### Activity
Only one stretch of the listing below is wanted. Begin at the line that has "constexpr int PIT_GT", stop after the line that has "PitModel m = a.model[j];", and repeat every line in between exactly.

### Input records

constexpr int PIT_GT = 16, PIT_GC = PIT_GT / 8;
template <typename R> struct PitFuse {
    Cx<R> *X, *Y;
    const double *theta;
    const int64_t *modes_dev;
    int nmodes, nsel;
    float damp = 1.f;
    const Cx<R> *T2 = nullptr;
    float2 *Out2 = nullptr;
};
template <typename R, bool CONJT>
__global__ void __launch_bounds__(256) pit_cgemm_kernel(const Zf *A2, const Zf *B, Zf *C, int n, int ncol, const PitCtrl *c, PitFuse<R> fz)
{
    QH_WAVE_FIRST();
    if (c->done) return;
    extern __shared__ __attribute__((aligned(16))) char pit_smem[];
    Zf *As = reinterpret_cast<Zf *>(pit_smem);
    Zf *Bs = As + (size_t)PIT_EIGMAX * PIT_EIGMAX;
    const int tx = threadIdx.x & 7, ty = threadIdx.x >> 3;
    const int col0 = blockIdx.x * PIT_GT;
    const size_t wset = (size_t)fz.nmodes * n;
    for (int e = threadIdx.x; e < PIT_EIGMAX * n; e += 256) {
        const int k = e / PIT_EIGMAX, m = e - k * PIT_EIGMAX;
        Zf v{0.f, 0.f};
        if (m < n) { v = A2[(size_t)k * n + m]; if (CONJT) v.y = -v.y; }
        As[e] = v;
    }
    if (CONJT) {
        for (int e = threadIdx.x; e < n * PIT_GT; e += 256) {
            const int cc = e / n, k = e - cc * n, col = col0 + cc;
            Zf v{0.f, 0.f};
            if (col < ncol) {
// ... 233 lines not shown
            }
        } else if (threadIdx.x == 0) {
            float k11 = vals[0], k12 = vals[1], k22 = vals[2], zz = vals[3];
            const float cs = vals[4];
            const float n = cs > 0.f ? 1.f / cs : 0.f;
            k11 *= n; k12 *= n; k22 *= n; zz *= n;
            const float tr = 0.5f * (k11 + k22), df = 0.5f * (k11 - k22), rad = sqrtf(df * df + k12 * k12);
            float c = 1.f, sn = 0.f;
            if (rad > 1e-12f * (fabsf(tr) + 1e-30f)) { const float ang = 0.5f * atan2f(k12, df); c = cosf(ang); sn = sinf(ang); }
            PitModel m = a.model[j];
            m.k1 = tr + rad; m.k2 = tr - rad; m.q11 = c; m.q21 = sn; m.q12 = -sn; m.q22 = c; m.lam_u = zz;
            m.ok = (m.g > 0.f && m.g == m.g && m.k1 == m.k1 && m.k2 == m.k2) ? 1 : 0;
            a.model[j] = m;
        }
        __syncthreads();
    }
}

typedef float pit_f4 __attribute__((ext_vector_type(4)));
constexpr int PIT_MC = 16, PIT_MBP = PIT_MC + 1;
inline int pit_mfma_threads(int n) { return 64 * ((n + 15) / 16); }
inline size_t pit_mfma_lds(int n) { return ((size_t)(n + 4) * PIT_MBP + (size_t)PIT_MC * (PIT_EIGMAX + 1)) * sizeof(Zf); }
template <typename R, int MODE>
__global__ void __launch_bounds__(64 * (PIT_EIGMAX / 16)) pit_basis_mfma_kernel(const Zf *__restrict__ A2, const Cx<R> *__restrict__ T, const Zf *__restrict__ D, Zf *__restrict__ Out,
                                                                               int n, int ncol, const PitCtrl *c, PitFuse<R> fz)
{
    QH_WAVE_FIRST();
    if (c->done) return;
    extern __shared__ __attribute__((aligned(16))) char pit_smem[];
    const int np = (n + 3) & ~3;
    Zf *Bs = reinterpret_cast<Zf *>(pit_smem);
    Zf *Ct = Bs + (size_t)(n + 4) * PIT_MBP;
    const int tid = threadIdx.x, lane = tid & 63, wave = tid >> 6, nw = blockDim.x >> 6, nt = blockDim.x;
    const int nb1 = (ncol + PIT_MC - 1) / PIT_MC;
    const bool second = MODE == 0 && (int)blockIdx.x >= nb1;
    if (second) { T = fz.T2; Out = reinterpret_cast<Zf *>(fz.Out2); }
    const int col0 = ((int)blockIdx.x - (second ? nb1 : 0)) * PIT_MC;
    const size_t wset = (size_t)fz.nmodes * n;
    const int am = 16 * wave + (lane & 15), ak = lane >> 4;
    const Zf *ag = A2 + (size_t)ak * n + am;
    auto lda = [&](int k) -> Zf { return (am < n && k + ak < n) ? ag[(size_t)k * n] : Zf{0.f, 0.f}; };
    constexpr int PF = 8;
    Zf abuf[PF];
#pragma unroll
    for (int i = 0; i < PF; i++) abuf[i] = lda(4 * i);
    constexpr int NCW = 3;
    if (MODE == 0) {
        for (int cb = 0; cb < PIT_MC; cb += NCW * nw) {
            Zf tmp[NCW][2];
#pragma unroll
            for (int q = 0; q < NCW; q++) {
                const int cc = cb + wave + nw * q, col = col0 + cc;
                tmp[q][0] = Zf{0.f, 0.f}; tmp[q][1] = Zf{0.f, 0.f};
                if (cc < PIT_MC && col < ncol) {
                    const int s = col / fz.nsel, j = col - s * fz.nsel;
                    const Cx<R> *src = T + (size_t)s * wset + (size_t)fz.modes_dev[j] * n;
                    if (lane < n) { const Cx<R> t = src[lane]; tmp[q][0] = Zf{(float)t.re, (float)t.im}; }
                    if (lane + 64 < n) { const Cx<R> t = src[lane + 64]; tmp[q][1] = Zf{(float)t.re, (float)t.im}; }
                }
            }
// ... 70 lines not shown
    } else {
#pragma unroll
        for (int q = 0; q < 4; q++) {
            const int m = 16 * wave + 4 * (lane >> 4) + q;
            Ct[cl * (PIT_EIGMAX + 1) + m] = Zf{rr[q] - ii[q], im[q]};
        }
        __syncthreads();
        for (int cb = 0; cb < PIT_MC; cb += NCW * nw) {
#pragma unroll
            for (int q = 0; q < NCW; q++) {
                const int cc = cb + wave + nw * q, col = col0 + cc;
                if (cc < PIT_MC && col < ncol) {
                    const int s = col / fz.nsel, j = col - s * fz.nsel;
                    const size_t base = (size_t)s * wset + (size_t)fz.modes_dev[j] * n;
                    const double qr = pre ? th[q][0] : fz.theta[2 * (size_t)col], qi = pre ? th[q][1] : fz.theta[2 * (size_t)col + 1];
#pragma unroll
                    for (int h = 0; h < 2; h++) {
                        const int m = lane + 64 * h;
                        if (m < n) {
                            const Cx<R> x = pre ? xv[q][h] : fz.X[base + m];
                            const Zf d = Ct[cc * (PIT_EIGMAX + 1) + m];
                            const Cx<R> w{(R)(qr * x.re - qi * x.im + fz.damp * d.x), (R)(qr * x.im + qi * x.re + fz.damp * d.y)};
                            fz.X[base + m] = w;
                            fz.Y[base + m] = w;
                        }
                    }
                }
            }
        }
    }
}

* * *

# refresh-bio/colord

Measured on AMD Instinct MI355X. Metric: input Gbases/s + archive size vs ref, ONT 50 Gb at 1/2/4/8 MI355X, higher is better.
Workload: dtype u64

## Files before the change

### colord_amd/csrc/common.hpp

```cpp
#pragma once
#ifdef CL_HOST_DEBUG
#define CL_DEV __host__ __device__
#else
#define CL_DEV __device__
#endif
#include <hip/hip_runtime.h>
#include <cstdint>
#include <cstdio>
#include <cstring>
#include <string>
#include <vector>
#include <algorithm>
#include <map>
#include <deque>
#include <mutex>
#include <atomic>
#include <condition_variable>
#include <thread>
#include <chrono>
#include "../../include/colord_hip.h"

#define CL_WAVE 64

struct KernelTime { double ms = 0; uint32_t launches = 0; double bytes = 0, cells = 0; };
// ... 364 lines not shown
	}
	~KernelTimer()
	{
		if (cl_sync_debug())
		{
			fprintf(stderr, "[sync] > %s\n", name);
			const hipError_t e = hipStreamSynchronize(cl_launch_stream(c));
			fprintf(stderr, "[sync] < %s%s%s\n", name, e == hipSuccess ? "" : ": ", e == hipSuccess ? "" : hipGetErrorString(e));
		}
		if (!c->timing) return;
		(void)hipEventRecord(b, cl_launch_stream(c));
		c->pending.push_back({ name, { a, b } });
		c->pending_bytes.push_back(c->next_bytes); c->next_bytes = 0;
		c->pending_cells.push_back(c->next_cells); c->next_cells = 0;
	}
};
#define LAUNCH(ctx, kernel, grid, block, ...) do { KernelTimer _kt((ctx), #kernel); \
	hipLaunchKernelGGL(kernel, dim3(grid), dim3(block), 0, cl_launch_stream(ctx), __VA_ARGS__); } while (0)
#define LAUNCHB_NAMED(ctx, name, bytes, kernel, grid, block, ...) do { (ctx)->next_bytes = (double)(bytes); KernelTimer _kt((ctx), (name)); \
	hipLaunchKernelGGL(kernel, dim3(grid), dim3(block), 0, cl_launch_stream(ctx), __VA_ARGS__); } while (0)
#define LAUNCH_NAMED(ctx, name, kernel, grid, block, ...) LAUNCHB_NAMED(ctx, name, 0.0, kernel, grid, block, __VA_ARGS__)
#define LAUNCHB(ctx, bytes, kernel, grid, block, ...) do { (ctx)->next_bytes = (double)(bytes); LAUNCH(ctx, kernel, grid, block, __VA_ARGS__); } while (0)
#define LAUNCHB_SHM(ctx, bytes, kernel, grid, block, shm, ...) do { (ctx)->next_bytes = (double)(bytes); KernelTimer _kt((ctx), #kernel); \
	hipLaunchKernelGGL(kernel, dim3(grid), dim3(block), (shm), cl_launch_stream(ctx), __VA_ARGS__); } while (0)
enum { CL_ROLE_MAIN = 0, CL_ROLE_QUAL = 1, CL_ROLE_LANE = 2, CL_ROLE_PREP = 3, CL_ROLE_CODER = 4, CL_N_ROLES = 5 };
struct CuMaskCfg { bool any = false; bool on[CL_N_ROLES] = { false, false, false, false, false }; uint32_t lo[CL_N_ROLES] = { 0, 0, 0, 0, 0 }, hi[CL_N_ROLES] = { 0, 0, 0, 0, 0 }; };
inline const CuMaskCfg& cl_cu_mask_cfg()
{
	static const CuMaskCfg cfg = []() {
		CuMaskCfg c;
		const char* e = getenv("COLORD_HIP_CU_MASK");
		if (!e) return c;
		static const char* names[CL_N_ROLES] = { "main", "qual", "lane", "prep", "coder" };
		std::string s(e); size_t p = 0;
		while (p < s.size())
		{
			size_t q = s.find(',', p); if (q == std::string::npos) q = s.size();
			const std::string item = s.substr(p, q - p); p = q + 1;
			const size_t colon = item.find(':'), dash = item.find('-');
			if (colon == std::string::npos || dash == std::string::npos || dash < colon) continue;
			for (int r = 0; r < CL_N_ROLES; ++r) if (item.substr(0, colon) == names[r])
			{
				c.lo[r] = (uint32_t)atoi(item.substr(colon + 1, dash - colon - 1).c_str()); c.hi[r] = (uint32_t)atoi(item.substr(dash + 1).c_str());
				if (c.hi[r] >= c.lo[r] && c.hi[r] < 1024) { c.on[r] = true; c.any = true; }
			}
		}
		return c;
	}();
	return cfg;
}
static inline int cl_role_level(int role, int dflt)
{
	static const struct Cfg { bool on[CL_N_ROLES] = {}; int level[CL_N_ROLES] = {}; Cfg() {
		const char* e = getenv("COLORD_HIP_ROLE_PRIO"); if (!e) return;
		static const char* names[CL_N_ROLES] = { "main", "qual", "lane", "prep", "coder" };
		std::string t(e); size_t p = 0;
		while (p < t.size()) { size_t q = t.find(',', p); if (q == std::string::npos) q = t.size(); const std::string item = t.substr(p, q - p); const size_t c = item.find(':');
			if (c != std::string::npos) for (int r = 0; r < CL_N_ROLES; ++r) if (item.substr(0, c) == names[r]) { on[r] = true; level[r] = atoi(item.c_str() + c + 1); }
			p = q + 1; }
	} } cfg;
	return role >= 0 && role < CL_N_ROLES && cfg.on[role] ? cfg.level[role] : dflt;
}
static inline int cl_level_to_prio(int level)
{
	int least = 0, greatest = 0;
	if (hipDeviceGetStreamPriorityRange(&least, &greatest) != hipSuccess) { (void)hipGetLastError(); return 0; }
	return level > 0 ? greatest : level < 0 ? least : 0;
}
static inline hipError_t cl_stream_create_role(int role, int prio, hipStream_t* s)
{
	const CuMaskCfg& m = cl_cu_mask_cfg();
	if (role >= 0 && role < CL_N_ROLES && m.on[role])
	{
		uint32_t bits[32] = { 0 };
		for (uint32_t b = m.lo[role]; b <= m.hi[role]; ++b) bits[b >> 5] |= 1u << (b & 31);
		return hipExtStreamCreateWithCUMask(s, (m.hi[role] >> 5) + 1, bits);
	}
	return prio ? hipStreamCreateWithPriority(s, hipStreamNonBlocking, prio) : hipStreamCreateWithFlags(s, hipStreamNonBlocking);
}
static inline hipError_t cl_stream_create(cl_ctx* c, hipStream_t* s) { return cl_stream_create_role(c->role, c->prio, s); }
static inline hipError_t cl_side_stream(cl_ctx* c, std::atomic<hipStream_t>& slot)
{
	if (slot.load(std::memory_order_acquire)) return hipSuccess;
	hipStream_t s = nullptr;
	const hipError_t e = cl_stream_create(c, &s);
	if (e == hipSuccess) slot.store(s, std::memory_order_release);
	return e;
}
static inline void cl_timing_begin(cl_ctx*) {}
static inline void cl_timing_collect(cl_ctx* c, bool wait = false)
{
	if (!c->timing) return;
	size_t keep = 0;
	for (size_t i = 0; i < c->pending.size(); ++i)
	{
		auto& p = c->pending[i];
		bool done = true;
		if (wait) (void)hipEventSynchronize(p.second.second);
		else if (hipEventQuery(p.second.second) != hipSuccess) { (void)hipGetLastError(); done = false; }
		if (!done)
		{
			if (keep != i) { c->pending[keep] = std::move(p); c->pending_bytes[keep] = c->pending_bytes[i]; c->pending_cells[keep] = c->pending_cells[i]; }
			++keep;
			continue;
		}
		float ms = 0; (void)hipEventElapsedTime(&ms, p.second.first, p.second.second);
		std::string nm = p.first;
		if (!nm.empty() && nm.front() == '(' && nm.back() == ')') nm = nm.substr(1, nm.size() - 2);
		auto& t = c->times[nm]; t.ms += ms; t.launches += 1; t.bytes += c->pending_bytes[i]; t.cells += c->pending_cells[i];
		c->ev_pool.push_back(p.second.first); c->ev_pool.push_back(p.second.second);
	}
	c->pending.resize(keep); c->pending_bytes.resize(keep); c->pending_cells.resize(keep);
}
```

### Solution for this problem
constexpr int PIT_GT = 16, PIT_GC = PIT_GT / 8;
template <typename R> struct PitFuse {
    Cx<R> *X, *Y;
    const double *theta;
    const int64_t *modes_dev;
    int nmodes, nsel;
    float damp = 1.f;
    const Cx<R> *T2 = nullptr;
    float2 *Out2 = nullptr;
};
template <typename R, bool CONJT>
__global__ void __launch_bounds__(256) pit_cgemm_kernel(const Zf *A2, const Zf *B, Zf *C, int n, int ncol, const PitCtrl *c, PitFuse<R> fz)
{
    QH_WAVE_FIRST();
    if (c->done) return;
    extern __shared__ __attribute__((aligned(16))) char pit_smem[];
    Zf *As = reinterpret_cast<Zf *>(pit_smem);
    Zf *Bs = As + (size_t)PIT_EIGMAX * PIT_EIGMAX;
    const int tx = threadIdx.x & 7, ty = threadIdx.x >> 3;
    const int col0 = blockIdx.x * PIT_GT;
    const size_t wset = (size_t)fz.nmodes * n;
    for (int e = threadIdx.x; e < PIT_EIGMAX * n; e += 256) {
        const int k = e / PIT_EIGMAX, m = e - k * PIT_EIGMAX;
        Zf v{0.f, 0.f};
        if (m < n) { v = A2[(size_t)k * n + m]; if (CONJT) v.y = -v.y; }
        As[e] = v;
    }
    if (CONJT) {
        for (int e = threadIdx.x; e < n * PIT_GT; e += 256) {
            const int cc = e / n, k = e - cc * n, col = col0 + cc;
            Zf v{0.f, 0.f};
            if (col < ncol) {
// ... 233 lines not shown
            }
        } else if (threadIdx.x == 0) {
            float k11 = vals[0], k12 = vals[1], k22 = vals[2], zz = vals[3];
            const float cs = vals[4];
            const float n = cs > 0.f ? 1.f / cs : 0.f;
            k11 *= n; k12 *= n; k22 *= n; zz *= n;
            const float tr = 0.5f * (k11 + k22), df = 0.5f * (k11 - k22), rad = sqrtf(df * df + k12 * k12);
            float c = 1.f, sn = 0.f;
            if (rad > 1e-12f * (fabsf(tr) + 1e-30f)) { const float ang = 0.5f * atan2f(k12, df); c = cosf(ang); sn = sinf(ang); }
            PitModel m = a.model[j];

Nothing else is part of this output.